Urban75 Home About Offline BrixtonBuzz Contact

Building New Houses

poster342002 said:
The only people that benefit form the financial services (FS) industry are the already-monied, coke-snorting, forever-partying middleclasses upwards. The FS industry provides very few jobs for poor and working class Londoners - who are now pretty much abandoned in dumping-ground estates for people permanently excluded from employment.
Indeed. But if the froth isn't trickledown in action, where else is the money coming from?
 
newbie said:
1939 1951 1961 1971 1981 1991 2001
Inner 3.3 3.6 3.4 3.0 2.4 2.3 2.7
outer 5.2 4.5 4.4 4.4 4.1 4.0 4.4
greater 8.6 8.1 7.9 7.4 6.6 6.3 7.1

2001 http://www.statistics.gov.uk/census2001/profiles/h.asp
historic http://www.statistics.gov.uk/CCI/SearchRes.asp?term=london+population+&x=0&y=0

sorry about the formatting

cheers newbie! For some reason I'd thought London's population had always been expanding. Interesting to see we're still to reach the high of 8.1m from 1951.

Al lot of the people - and their descendents - who left must have swelled areas like Essex and Greater Brighton, I suppose.
 
Random said:
Al lot of the people - and their descendents - who left must have swelled areas like Essex and Greater Brighton, I suppose.
Stevenage, for instance, where the New Town was built for people to get away from London slums.
 
newbie said:
Indeed. But if the froth isn't trickledown in action, where else is the money coming from?
For those of us at the bottom, there isn't any money coming from anywhere. The only jobs being created are graduate-level and accomodation prices are also aimed at that wage-bracket - the rest of us are being asked to just fuck off quietly, thank you.
 
I appreciate that trickledown doesn't work very well in the UK at the moment. That's why I was describing the systemic changes needed to facilitate it.

It is essential to setup a good, balanced system in the first place, and the one we have has no penalty for keeping space empty. This is a resource, and so needs to be managed when the market fails.
 
Donna Ferentes said:
But where supply isn't elastic then market laws don't operate properly.

Housing is too bound up with quality of life to be a market pure and simple. If homeowners find that living in London is no longer attractive factors other than investment return will decide whether they move to Leeds or Spain. Simply building lots of housing in the north doesn't necessarily mean people will move there, no matter how cheap, if the quality of life on offer doesn't match their aspirations.
 
"I appreciate that socialism doesn't work very well in Russia at the moment"

It's urbanski74 again!
 
Gmarthews said:
I appreciate that trickledown doesn't work very well in the UK at the moment.

I'm in two minds on this.
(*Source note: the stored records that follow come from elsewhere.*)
#pragma unroll
    for (int p = 0; p < NS - 1; ++p)
        if (p < nk) issue(p);
    auto wait_newer = [&](int newer) {
        if (newer >= 2) {
            if (full) asm volatile("s_waitcnt vmcnt(%0)" ::"n"(2 * SL) : "memory");
            else asm volatile("s_waitcnt vmcnt(%0)" ::"n"(2 * (SL - 1)) : "memory");
        } else if (newer >= 1) {
            if (full) asm volatile("s_waitcnt vmcnt(%0)" ::"n"(SL) : "memory");
            else asm volatile("s_waitcnt vmcnt(%0)" ::"n"(SL - 1) : "memory");
        } else
            asm volatile("s_waitcnt vmcnt(0)" ::: "memory");
    };
    int buf = 0;
    if constexpr (VAR == 0 && BMB == 18) {
        f16x8 xa[MI], wa[NI], wb[NI];
        auto mrow = [&](const f16x8 &xf, const f16x8 (&wf)[NI], int i) {
#pragma unroll
            for (int j = 0; j < NI; ++j) acc[i][j] = __builtin_amdgcn_mfma_f32_16x16x32_f16(wf[j], xf, acc[i][j], 0, 0, 0);
        };
        static_assert(BMB != 18 || SL <= MI, "one DMA piece per MFMA row");
        for (int kt = 0; kt < nk; ++kt) {
            wait_newer(issued - 1 - kt);
            asm volatile("s_waitcnt lgkmcnt(0)" ::: "memory");
            ctx_barrier();
            const bool go = issued < nk;
            const int pb = buf == 0 ? NS - 1 : buf - 1;
            const f16 *sb = smem + buf * STAGE;
#pragma unroll
            for (int i = 0; i < MI; ++i) xa[i] = *(const f16x8 *)(sb + xrow + i * 1024 + ck[0]);
#pragma unroll
            for (int j = 0; j < NI; ++j) wa[j] = *(const f16x8 *)(sb + wrow + j * 1024 + ck[0]);
            if (go) issue_begin();
#pragma unroll
            for (int i = 0; i < MI; ++i) {
                mrow(xa[i], wa, i);
                __builtin_amdgcn_sched_barrier(0);
                xa[i] = *(const f16x8 *)(sb + xrow + i * 1024 + ck[1]);
                if (i == 0) {
#pragma unroll
                    for (int j = 0; j < NI; ++j) wb[j] = *(const f16x8 *)(sb + wrow + j * 1024 + ck[1]);
                }
                if (go && i < SL) issue_slot(pb, i);
                __builtin_amdgcn_sched_barrier(0);
            }
            if (go) issue_end();
#pragma unroll
            for (int i = 0; i < MI; ++i) mrow(xa[i], wb, i);
            buf = buf == NS - 1 ? 0 : buf + 1;
        }
    } else if constexpr (VAR == 0) {
        for (int kt = 0; kt < nk; ++kt) {
            wait_newer(issued - 1 - kt);
            asm volatile("s_waitcnt lgkmcnt(0)" ::: "memory");
            ctx_barrier();
            if (issued < nk) issue(buf == 0 ? NS - 1 : buf - 1);
            const f16 *sb = smem + buf * STAGE;
#pragma unroll
            for (int ks = 0; ks < 2; ++ks) {
                f16x8 xf[MI], wf[NI];
#pragma unroll
                for (int i = 0; i < MI; ++i) xf[i] = *(const f16x8 *)(sb + xrow + i * 1024 + ck[ks]);
#pragma unroll
                for (int j = 0; j < NI; ++j) wf[j] = *(const f16x8 *)(sb + wrow + j * 1024 + ck[ks]);
#pragma unroll
// ... 76 lines not shown
                wait_newer(issued - 1 - (kt + 1));
            asm volatile("s_waitcnt lgkmcnt(0)" ::: "memory");
            ctx_barrier();
            const bool go = ST || issued < nk;
            const int pb = buf == 0 ? NS - 1 : buf - 1;
            const int nb_ = buf == NS - 1 ? 0 : buf + 1;
            const f16 *sc = smem + buf * STAGE, *sn = smem + nb_ * STAGE;
            const bool more = ST || kt + 1 < nk;
            if (go) issue_begin();
#pragma unroll
            for (int i = 0; i < MI; ++i) {
                mrow(xc[i], wc, i);
                __builtin_amdgcn_sched_barrier(0);
                if (i == 0) rd(xb, wb, sc, 1);
                if (go && i < SL) issue_slot(pb, i);
                __builtin_amdgcn_sched_barrier(0);
            }
            if (go) {
#pragma unroll
                for (int i = MI; i < SL; ++i) issue_slot(pb, i);
                issue_end();
            }
#pragma unroll
            for (int i = 0; i < MI; ++i) {
                mrow(xb[i], wb, i);
                if (i == 0) {
                    __builtin_amdgcn_sched_barrier(0);
                    if (more) rd(xn, wn_, sn, 0);
                    __builtin_amdgcn_sched_barrier(0);
                }
            }
            buf = nb_;
        };
        using T1 = std::integral_constant<bool, true>;
        using T0 = std::integral_constant<bool, false>;
        int kt = 0;
        for (; kt + 4 < nk; kt += 2) {
            stage(xp_, wp_, xq, wq, kt, T1{});
            stage(xq, wq, xp_, wp_, kt + 1, T1{});
        }
        for (; kt + 1 < nk; kt += 2) {
            stage(xp_, wp_, xq, wq, kt, T0{});
            stage(xq, wq, xp_, wp_, kt + 1, T0{});
        }
        if (kt < nk) stage(xp_, wp_, xq, wq, kt, T0{});
    }

    const int mb = m0 + wm * 16 * MI, nb = n0 + wn * 16 * NI;
    if (a.splitk > 1) {
        float *pb = a.part + (size_t)slice * a.M * a.N;
#pragma unroll
        for (int i = 0; i < MI; ++i) {
            const int m = mb + 16 * i + r16;
            if (m >= a.M) continue;
#pragma unroll
            for (int j = 0; j < NI; ++j) store_part4(a, pb + (size_t)m * a.N, nb + 16 * j + 4 * kg, acc[i][j]);
        }
        return;
    }
    if (a.stage_epi) {
        constexpr int RS = G144_BN + 4;
        float *tile = (float *)smem;
        asm volatile("s_waitcnt vmcnt(0) lgkmcnt(0)" ::: "memory");
        ctx_barrier();
        constexpr int NT = 64 * NW, CPR = G144_BN / 8;
#pragma unroll
        for (int half = 0; half < BMB / 9; ++half) {
            if (half) __syncthreads();
#pragma unroll
            for (int i = 0; i < MI; ++i) {
                const int blk = wm * MI + i;
                if (blk / 9 != half) continue;
#pragma unroll
                for (int j = 0; j < NI; ++j)
                    *(f32x4 *)(tile + ((blk - 9 * half) * 16 + r16) * RS + wn * 16 * NI + 16 * j + 4 * kg) = acc[i][j];
            }
            __syncthreads();
            for (int ch = tid; ch < 144 * CPR; ch += NT) {
                const int row = ch / CPR, c8 = (ch - row * CPR) * 8;
                const int m = m0 + 144 * half + row, n = n0 + c8;
                if (m >= a.M || n >= a.N) continue;
                const f32x4 v0 = *(const f32x4 *)(tile + row * RS + c8), v1 = *(const f32x4 *)(tile + row * RS + c8 + 4);
                float v[8] = {v0[0], v0[1], v0[2], v0[3], v1[0], v1[1], v1[2], v1[3]};
                if (a.bias) add8(v, *(const f16x8 *)(a.bias + n));
                store8(a, v, m, n);
            }
        }
        return;
    }
    f16x4 bs[NI];
#pragma unroll
    for (int j = 0; j < NI; ++j) {
        const int nn = nb + 16 * j + 4 * kg;
        bs[j] = (a.bias && nn < a.N) ? *(const f16x4 *)(a.bias + nn) : (f16x4){0, 0, 0, 0};
    }
#pragma unroll
    for (int i = 0; i < MI; ++i) {
        const int m = mb + 16 * i + r16;
        if (m >= a.M) continue;
        const int bidx = a.rowbias ? m / a.rows_per_batch : 0;
#pragma unroll
        for (int j = 0; j < NI; ++j) {
            const int nn = nb + 16 * j + 4 * kg;
            if (nn >= a.N) continue;
            store4(a, add4(acc[i][j], bs[j]), m, bidx, nn);
        }
    }
}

I mean, I agree with poster that not much reaches the poorest, yet London has had a longish period of widespread prosperity. How else is prosperity paid for- who would really like to return to the age of making stuff, which provided previous 'never had it so good' moments? I, for one, was brought up to work in a car factory and I'm very glad I don't. People in China or India want those jobs, I don't think many here do.
 
newbie said:
I'm in two minds on this. I mean, I agree with poster that not much reaches the poorest, yet London has had a longish period of widespread prosperity.
But that "prosperity" is meaningless to those of us who not only do not benefit from it, but actually seem to be pushed even further down the scale by it's existance in terms of the lack of working class jobs and lack of affordable housing that comes about as a result.
 
I find th eposition is that you can buy all the gadgets you want but that more important things are harder to get and quality of life is less. There are concrete things I can point to (cost of housing, necessity to commute) to back that up, it's not just an unsubstantiated feeling.
 
poster342002 said:
But that "prosperity" is meaningless to those of us who not only do not benefit from it, but actually seem to be pushed even further down the scale by it's existance in terms of the lack of working class jobs and lack of affordabel housing that comes about as a result.
the poorest are marginalised, through good times and bad, hasn't that always been the case? Objective quality of life now, even for the poorest, is way better than it was before the boom started- eg far more people have (some form of) central heating and indoor sanitation than in the 70s or 80s.

I want to edit that : far fewer people have no central heating or indoor sanitation than in the 70s or 80s.
 
Meanwhile millions have been brought out of poverty in China over the last few years. That's not a bad thing...
 
Gmarthews said:
Meanwhile millions have been brought out of poverty in China over the last few years. That's not a bad thing...
... and large numbers of people in China have been plunged into it over the last few years as a result of market-reforms (not matched by political ones). That IS a bad thing.
 
Also the only stats you have are based upon figures from the World Bank and China's government. There are still food-riots in china, something unheard of under Mao.
 
poster342002 said:
... and large numbers of people in China have been plunged into it over the last few years as a result of market-reforms (not matched by political ones). That IS a bad thing.

But what are the numbers? To counter the millions who are better off?